ASSIGNMENT
Pull every line of the entries that has the word "NEXT".

'''

template <class G, int ALGO, int WV, bool BAIL, int CAP, int RCAP, bool REG>
struct FixedBody {
    static_assert(!BAIL || ALGO == LDPC_ALGO_MINSUM, "only min-sum has a fast and an exact check update");
    static constexpr bool kBail = BAIL;
    static constexpr bool kPeel = true;
    using P = FxPlan<G, WV, CAP, RCAP, REG>;
    static constexpr int ZM4 = 4 * G::Z - 1;
    static constexpr int NEXT = P::T.next > 0 ? P::T.next : 1;
    static constexpr int NCOL = P::NC > 0 ? P::NC : 1;
    static constexpr int NSH = P::T.nsh > 0 ? P::T.nsh : 1;
    static constexpr int MAXDC = P::T.maxdc, MAXDV = P::T.maxdv;
    static constexpr int NRG = P::NREG > 0 ? P::NREG : 1;
    static constexpr int NRT = P::NROT > 0 ? P::NROT : 1;
    float ext[NEXT];
    float cllr[NCOL];
    uint32_t rot[NSH];
    float msg[NRG];
    float rmsg[NRT];


    template <int S>
    __device__ __forceinline__ float to_var_lane(float c2v) const { return seg_rotate<G::Z, S>(c2v); }
    template <int S>
    __device__ __forceinline__ float to_chk_lane(float v2c) const { return seg_rotate<G::Z, P::inv_shift(S)>(v2c); }

    __device__ __forceinline__ void init(Ctx &C, const Lane &L) {
        bool nan = false;
        sfor<P::NR>([&](auto i) {
            constexpr int I = decltype(i)::value, R = P::chk_row(I);
            constexpr int P0 = G::ROW_PTR[R], DC = G::ROW_PTR[R + 1] - P0;
            sfor<DC>([&](auto e) {
                constexpr int E = decltype(e)::value;
                if constexpr (G::ROW_SLOT[P0 + E] < 0) {
                    constexpr int X = P::ext_index(I, E), COL = G::ROW_COL[P0 + E], S4 = 4 * P::row_shift(P0 + E);
                    ext[X] = L.llr_at(COL * 4 * G::Z + ((L.k4 + S4) & ZM4));
                    nan |= !(fabsf(ext[X]) < INFINITY);
                }
            });
        });
        sfor<P::T.nsh>([&](auto j) {
            constexpr int J = decltype(j)::value, SH = P::T.shv[J];
            const uint32_t base = (uint32_t)(uintptr_t)C.lds;
            if constexpr (SH == 0)
                rot[J] = opaque_vu(base + L.lane4);
            else
                rot[J] = opaque_vu(base + L.fz4 + ((L.k4 + (4 * G::Z - 4 * SH)) & ZM4));
        });
        addtid_begin(C.lds);
        sfor<P::NC>([&](auto i) {
            constexpr int I = decltype(i)::value, COL = G::VT_COLS[P::C0 + I];
            constexpr int P0 = G::COL_PTR[COL], DV = G::COL_PTR[COL + 1] - P0;
            cllr[I] = L.llr_at(COL * 4 * G::Z + L.k4);
            nan |= !(fabsf(cllr[I]) < INFINITY);
            sfor<DV>([&](auto jj) {
                constexpr int J = P0 + decltype(jj)::value;
                if constexpr (P::col_reg(J) >= 0)
                    msg[P::col_reg(J)] = cllr[I];
                else if constexpr (P::col_rot(J) >= 0)
                    rmsg[P::col_rot(J)] = to_chk_lane<P::col_shift(J)>(cllr[I]);
                else
                    lds_wr_tid<G::COL_SLOT[J] * 256>(cllr[I]);
            });
        });
        addtid_end();
        if (__any(nan) && L.lane == 0) *C.flag = 1;
    }

    template <int I>
    __device__ __forceinline__ void load_row(const Ctx &C, const Lane &L, float (&v)[MAXDC]) const {
        constexpr int R = P::chk_row(I), P0 = G::ROW_PTR[R], DC = G::ROW_PTR[R + 1] - P0;
        sfor<DC>([&](auto e) {
            constexpr int E = decltype(e)::value, SL = G::ROW_SLOT[P0 + E];
            if constexpr (P::row_reg(P0 + E) >= 0)
                v[E] = msg[P::row_reg(P0 + E)];
            else if constexpr (P::row_rot(P0 + E) >= 0)
                v[E] = rmsg[P::row_rot(P0 + E)];
            else if constexpr (SL >= 0)
                v[E] = lds_rd_abs<SL * 256>(rot[P::T.shidx[P::inv_shift(P::row_shift(P0 + E))]]);
            else
                v[E] = ext[P::ext_index(I, E)];
        });
    }

    template <int I, bool DEC, bool SLOW, int OUT>
    __device__ __forceinline__ void row(const Ctx &C, const Lane &L, const DecOutFor<G, OUT> &D, const float (&v)[MAXDC], int &errs, float ninf, float pinf, uint32_t sgn, float alv) {
        constexpr int R = P::chk_row(I), P0 = G::ROW_PTR[R], DC = G::ROW_PTR[R + 1] - P0;
        auto needed = [](int e) constexpr { return DEC || G::ROW_SLOT[P0 + e] >= 0; };
        auto emit = [&](auto e, float o) {
            constexpr int E = decltype(e)::value, SL = G::ROW_SLOT[P0 + E];
            if constexpr (P::row_reg(P0 + E) >= 0) {
                msg[P::row_reg(P0 + E)] = o;
            } else if constexpr (P::row_rot(P0 + E) >= 0) {
                rmsg[P::row_rot(P0 + E)] = to_var_lane<P::row_shift(P0 + E)>(o);
            } else if constexpr (SL >= 0) {
                lds_wr_tid<SL * 256>(o);
            } else if constexpr (DEC) {
                constexpr int COL = G::ROW_COL[P0 + E], S = P::row_shift(P0 + E);
                const int bit = v[E] + o < 0.0f;
                if constexpr (OUT >= 0) D.template rotated<COL, S>(bit, errs);
                if (C.ballots) ext_ballot(C, L, COL, 4 * S, bit);
            }
        };
        if constexpr (ALGO == LDPC_ALGO_MINSUM && !SLOW && DC >= 2 && DC <= kDirectDc) {
            float pr[3] = {};
            float als = alv;
            if constexpr (DC >= 5) {
                sfor<DC / 2>([&](auto j) {
                    constexpr int J = decltype(j)::value;
                    pr[J] = vmin(fabsf(v[2 * J]), fabsf(v[2 * J + 1]));
                });
                uint32_t par = xor3(__float_as_uint(v[0]), __float_as_uint(v[1]), __float_as_uint(v[2]));
                if constexpr (DC == 5)
                    par = xor3(par, __float_as_uint(v[3]), __float_as_uint(v[4]));
                else
                    par = xor3(par, __float_as_uint(v[3]), __float_as_uint(v[4])) ^ __float_as_uint(v[5]);
                als = __uint_as_float(__builtin_amdgcn_bitop3_b32(__float_as_uint(alv), par, sgn, 0x78));
            }
            sfor<DC>([&](auto e) {
                constexpr int E = decltype(e)::value;
                if constexpr (needed(E)) emit(e, direct_row<DC, E>(v, pr, als, alv, sgn));
            });
        } else if constexpr (ALGO == LDPC_ALGO_MINSUM) {
            float m1 = fabsf(v[0]), m2 = pinf;
            two_smallest<DC>(v, m1, m2, ninf);
            if (!SLOW) {
                const uint32_t par = sign_parity_n<DC>(v) & sgn;
                const uint32_t s1 = __float_as_uint(alv * m1) ^ par, s2 = __float_as_uint(alv * m2) ^ par;
                uint64_t mk[DC];
                uint32_t sel[DC];
                sfor<DC + 3>([&](auto q) {
                    constexpr int Q = decltype(q)::value;
                    if constexpr (Q < DC && needed(Q)) mk[Q] = cmp_eq_abs(v[Q], m1);
                    if constexpr (Q >= 3 && needed(Q - 3)) sel[Q - 3] = cndmask(s1, s2, mk[Q - 3]);
                });
                sfor<DC>([&](auto e) {
                    constexpr int E = decltype(e)::value;
                    if constexpr (needed(E))
                        emit(e, __uint_as_float(__builtin_amdgcn_bitop3_b32(sel[E], __float_as_uint(v[E]), sgn, 0x78)));
                });
            } else {
                MinSumStats st;
                sfor<DC>([&](auto e) { st.add(decltype(e)::value, v[decltype(e)::value]); });
                sfor<DC>([&](auto e) { emit(e, st.c2v(decltype(e)::value, v[decltype(e)::value], C.alpha)); });
            }
        } else {
            float acc[DC];
            float Pp = 1.0f;
            sfor<DC>([&](auto jj) {
                constexpr int J = decltype(jj)::value;
                const float t = tanh_half(v[J]);
                sfor<J>([&](auto e) { acc[decltype(e)::value] = acc[decltype(e)::value] * t; });
                acc[J] = Pp;
                Pp = Pp * t;
            });
            sfor<DC>([&](auto e) { emit(e, two_atanh(acc[decltype(e)::value])); });
        }
    }

    template <bool DEC, bool DIRECT>
    __device__ __forceinline__ void check(const Ctx &C, const Lane &L, int &errs) {
        static_assert(DEC || !DIRECT, "stores need decisions");
        if constexpr (ALGO == LDPC_ALGO_MINSUM && !BAIL) {
            if (__builtin_amdgcn_readfirstlane(*C.flag) != 0) {
                rows<DEC, true, (DIRECT ? kOutAny : -1)>(C, L, errs);
                return;
            }
        }
        if constexpr (!DIRECT)
            rows<DEC, false, -1>(C, L, errs);
        else if (C.out_dtype == LDPC_OUT_F32)
            rows<DEC, false, LDPC_OUT_F32>(C, L, errs);
        else
            rows<DEC, false, LDPC_OUT_U8>(C, L, errs);
    }

    template <bool DEC, bool SLOW, int OUT>
    __device__ __forceinline__ void rows(const Ctx &C, const Lane &L, int &errs) {
        float va[MAXDC], vb[MAXDC];
        const DecOutFor<G, OUT> D(C, L);
        addtid_begin(C.lds);
        const float ninf = opaque_sf(-INFINITY), pinf = opaque_sf(INFINITY);
        const uint32_t sgn = opaque_vu(0x80000000u);
        const float alv = opaque_vf(C.alpha);
        load_row<0>(C, L, va);
        sfor<P::NR>([&](auto i) {
            constexpr int I = decltype(i)::value;
            if constexpr (I % 2 == 0) {
                if constexpr (I + 1 < P::NR) load_row<I + 1>(C, L, vb);
                row<I, DEC, SLOW, OUT>(C, L, D, va, errs, ninf, pinf, sgn, alv);
            } else {
                if constexpr (I + 1 < P::NR) load_row<I + 1>(C, L, va);
                row<I, DEC, SLOW, OUT>(C, L, D, vb, errs, ninf, pinf, sgn, alv);
            }
        });
        addtid_end();
    }

    template <int TK>
    struct Task {
        static constexpr int X = P::T0 + TK;
        static constexpr int CA = G::VT_A[X], CB = G::VT_B[X];
        static constexpr int PA = G::COL_PTR[CA], DA = G::COL_PTR[CA + 1] - PA;
        static constexpr int PB = CB >= 0 ? G::COL_PTR[CB] : 0, DB = CB >= 0 ? G::COL_PTR[CB + 1] - PB : 0;
        static_assert(DB <= DA, "pair tasks: A is the longer column");
        static constexpr int IA = P::col_index(CA), IB = CB >= 0 ? P::col_index(CB) : 0;
        static constexpr int NMSG = DA + DB;
    };
    struct TaskIn {
        f32x2 cp[MAXDV];
        float cs[MAXDV];
    };

    template <int X>
    __device__ __forceinline__ float c2v_in() const {
        if constexpr (P::col_reg(X) >= 0)
            return msg[P::col_reg(X)];
        else if constexpr (P::col_rot(X) >= 0)
            return rmsg[P::col_rot(X)];
        else
            return lds_rd_abs<G::COL_SLOT[X] * 256>(rot[P::T.shidx[P::col_shift(X)]]);
    }
    template <int X>
    __device__ __forceinline__ void v2c_out(float o) {
        if constexpr (P::col_reg(X) >= 0)
            msg[P::col_reg(X)] = o;
        else if constexpr (P::col_rot(X) >= 0)
            rmsg[P::col_rot(X)] = to_chk_lane<P::col_shift(X)>(o);
        else
            lds_wr_tid<G::COL_SLOT[X] * 256>(o);
    }

    template <int TK>
    __device__ __forceinline__ void load_task(const Ctx &C, TaskIn &in) const {
        using K = Task<TK>;
        sfor<K::DA>([&](auto jj) {
            constexpr int J = decltype(jj)::value;
            if constexpr (J < K::DB) {
                in.cp[J].x = c2v_in<K::PA + J>();
                in.cp[J].y = c2v_in<K::PB + J>();
            } else {
                in.cs[J] = c2v_in<K::PA + J>();
            }
        });
    }

    template <int TK, bool DEC, bool WRITE, int OUT>
    __device__ __forceinline__ void task(const Ctx &C, const Lane &L, const DecOutFor<G, OUT> &D, const TaskIn &in, int &errs, bool &bad) {
        using K = Task<TK>;
        constexpr int DA = K::DA, DB = K::DB;
        f32x2 P2;
        float PA = cllr[K::IA];
        if constexpr (DB > 0) {
            P2.x = cllr[K::IA];
            P2.y = cllr[K::IB];
        }
        f32x2 acc2[DB > 0 ? DB : 1];
        float accA[DA];
        sfor<DA>([&](auto jj) {
            constexpr int J = decltype(jj)::value;
            if constexpr (J < DB) {
                sfor<J>([&](auto e) {
                    constexpr int E = decltype(e)::value;
                    acc2[E] = acc2[E] + in.cp[J];
                });
                acc2[J] = P2;
                P2 = P2 + in.cp[J];
                if constexpr (J == DB - 1) PA = P2.x;
            } else {
                sfor<J>([&](auto e) {
                    constexpr int E = decltype(e)::value;
                    if constexpr (E < DB)
                        acc2[E].x = acc2[E].x + in.cs[J];
                    else
                        accA[E] = accA[E] + in.cs[J];
                });
                accA[J] = PA;
                PA = PA + in.cs[J];
            }
        });
        if constexpr (WRITE) {
            sfor<DA>([&](auto e) {
                constexpr int E = decltype(e)::value;
                if constexpr (E < DB) {
                    v2c_out<K::PA + E>(acc2[E].x);
                    v2c_out<K::PB + E>(acc2[E].y);
                } else {
                    v2c_out<K::PA + E>(accA[E]);
                }
            });
        }
        auto decide = [&](auto col, float app) {
            constexpr int COL = decltype(col)::value;
            const int bit = app < 0.0f;
            if constexpr (OUT >= 0) D.template col<COL>(bit, errs);
            if (C.ballots) var_ballot(C, L, COL, bit);
        };
        if constexpr (ALGO == LDPC_ALGO_MINSUM) bad |= !(fabsf(PA) < INFINITY);
        if constexpr (DEC) decide(ic<K::CA>{}, PA);
        if constexpr (DB > 0) {
            if constexpr (ALGO == LDPC_ALGO_MINSUM) bad |= !(fabsf(P2.y) < INFINITY);
            if constexpr (DEC) decide(ic<K::CB>{}, P2.y);
        }
    }

    template <bool DEC, bool WRITE, bool DIRECT>
    __device__ __forceinline__ void var(const Ctx &C, const Lane &L, int &errs) {
        static_assert(DEC || !DIRECT, "stores need decisions");
        if constexpr (!DIRECT)
            var_as<DEC, WRITE, -1>(C, L, errs);
        else if (C.out_dtype == LDPC_OUT_F32)
            var_as<DEC, WRITE, LDPC_OUT_F32>(C, L, errs);
        else
            var_as<DEC, WRITE, LDPC_OUT_U8>(C, L, errs);
    }
    template <bool DEC, bool WRITE, int OUT>
    __device__ __forceinline__ void var_as(const Ctx &C, const Lane &L, int &errs) {
        bool bad = false;
        if constexpr (P::NT > 0) {
            const DecOutFor<G, OUT> D(C, L);
            TaskIn ta, tb;
            if constexpr (WRITE) addtid_begin(C.lds);
            load_task<0>(C, ta);
            sfor<P::NT>([&](auto i) {
                constexpr int I = decltype(i)::value;
                constexpr bool more = I + 1 < P::NT;
                constexpr bool ahead = more && Task<I>::NMSG + Task<(more ? I + 1 : I)>::NMSG <= kVarPipe;
                if constexpr (I % 2 == 0) {
                    if constexpr (ahead) load_task<I + 1>(C, tb);
                    task<I, DEC, WRITE, OUT>(C, L, D, ta, errs, bad);
                    if constexpr (more && !ahead) load_task<(more ? I + 1 : I)>(C, tb);
                } else {
                    if constexpr (ahead) load_task<I + 1>(C, ta);
                    task<I, DEC, WRITE, OUT>(C, L, D, tb, errs, bad);
                    if constexpr (more && !ahead) load_task<(more ? I + 1 : I)>(C, ta);
                }
            });
            if constexpr (WRITE) addtid_end();
        }
        if constexpr (ALGO == LDPC_ALGO_MINSUM) {
            if (__any(bad) && L.lane == 0) *C.flag = 1;
        }
    }

    __device__ __forceinline__ int parity(const Ctx &C, const Lane &L) const {
        int inv = 0;
        int f = L.f, k = L.k;
        asm volatile("" : "+v"(f), "+v"(k));
        sfor<P::NR>([&](auto i) {
            constexpr int R = P::chk_row(decltype(i)::value);
            constexpr int P0 = G::ROW_PTR[R], DC = G::ROW_PTR[R + 1] - P0;
            int p = 0;
            sfor<DC>([&](auto e) {
                constexpr int E = decltype(e)::value;
                constexpr int COL = G::ROW_COL[P0 + E], S = P::row_shift(P0 + E);
                p ^= (int)(C.words[COL] >> (f * G::Z + ((k + S) & (G::Z - 1))));
            });
            inv |= p;
        });
        return inv & 1;
    }
};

'''

RESULT OF THIS EXERCISE
    static constexpr int NEXT = P::T.next > 0 ? P::T.next : 1;
    float ext[NEXT];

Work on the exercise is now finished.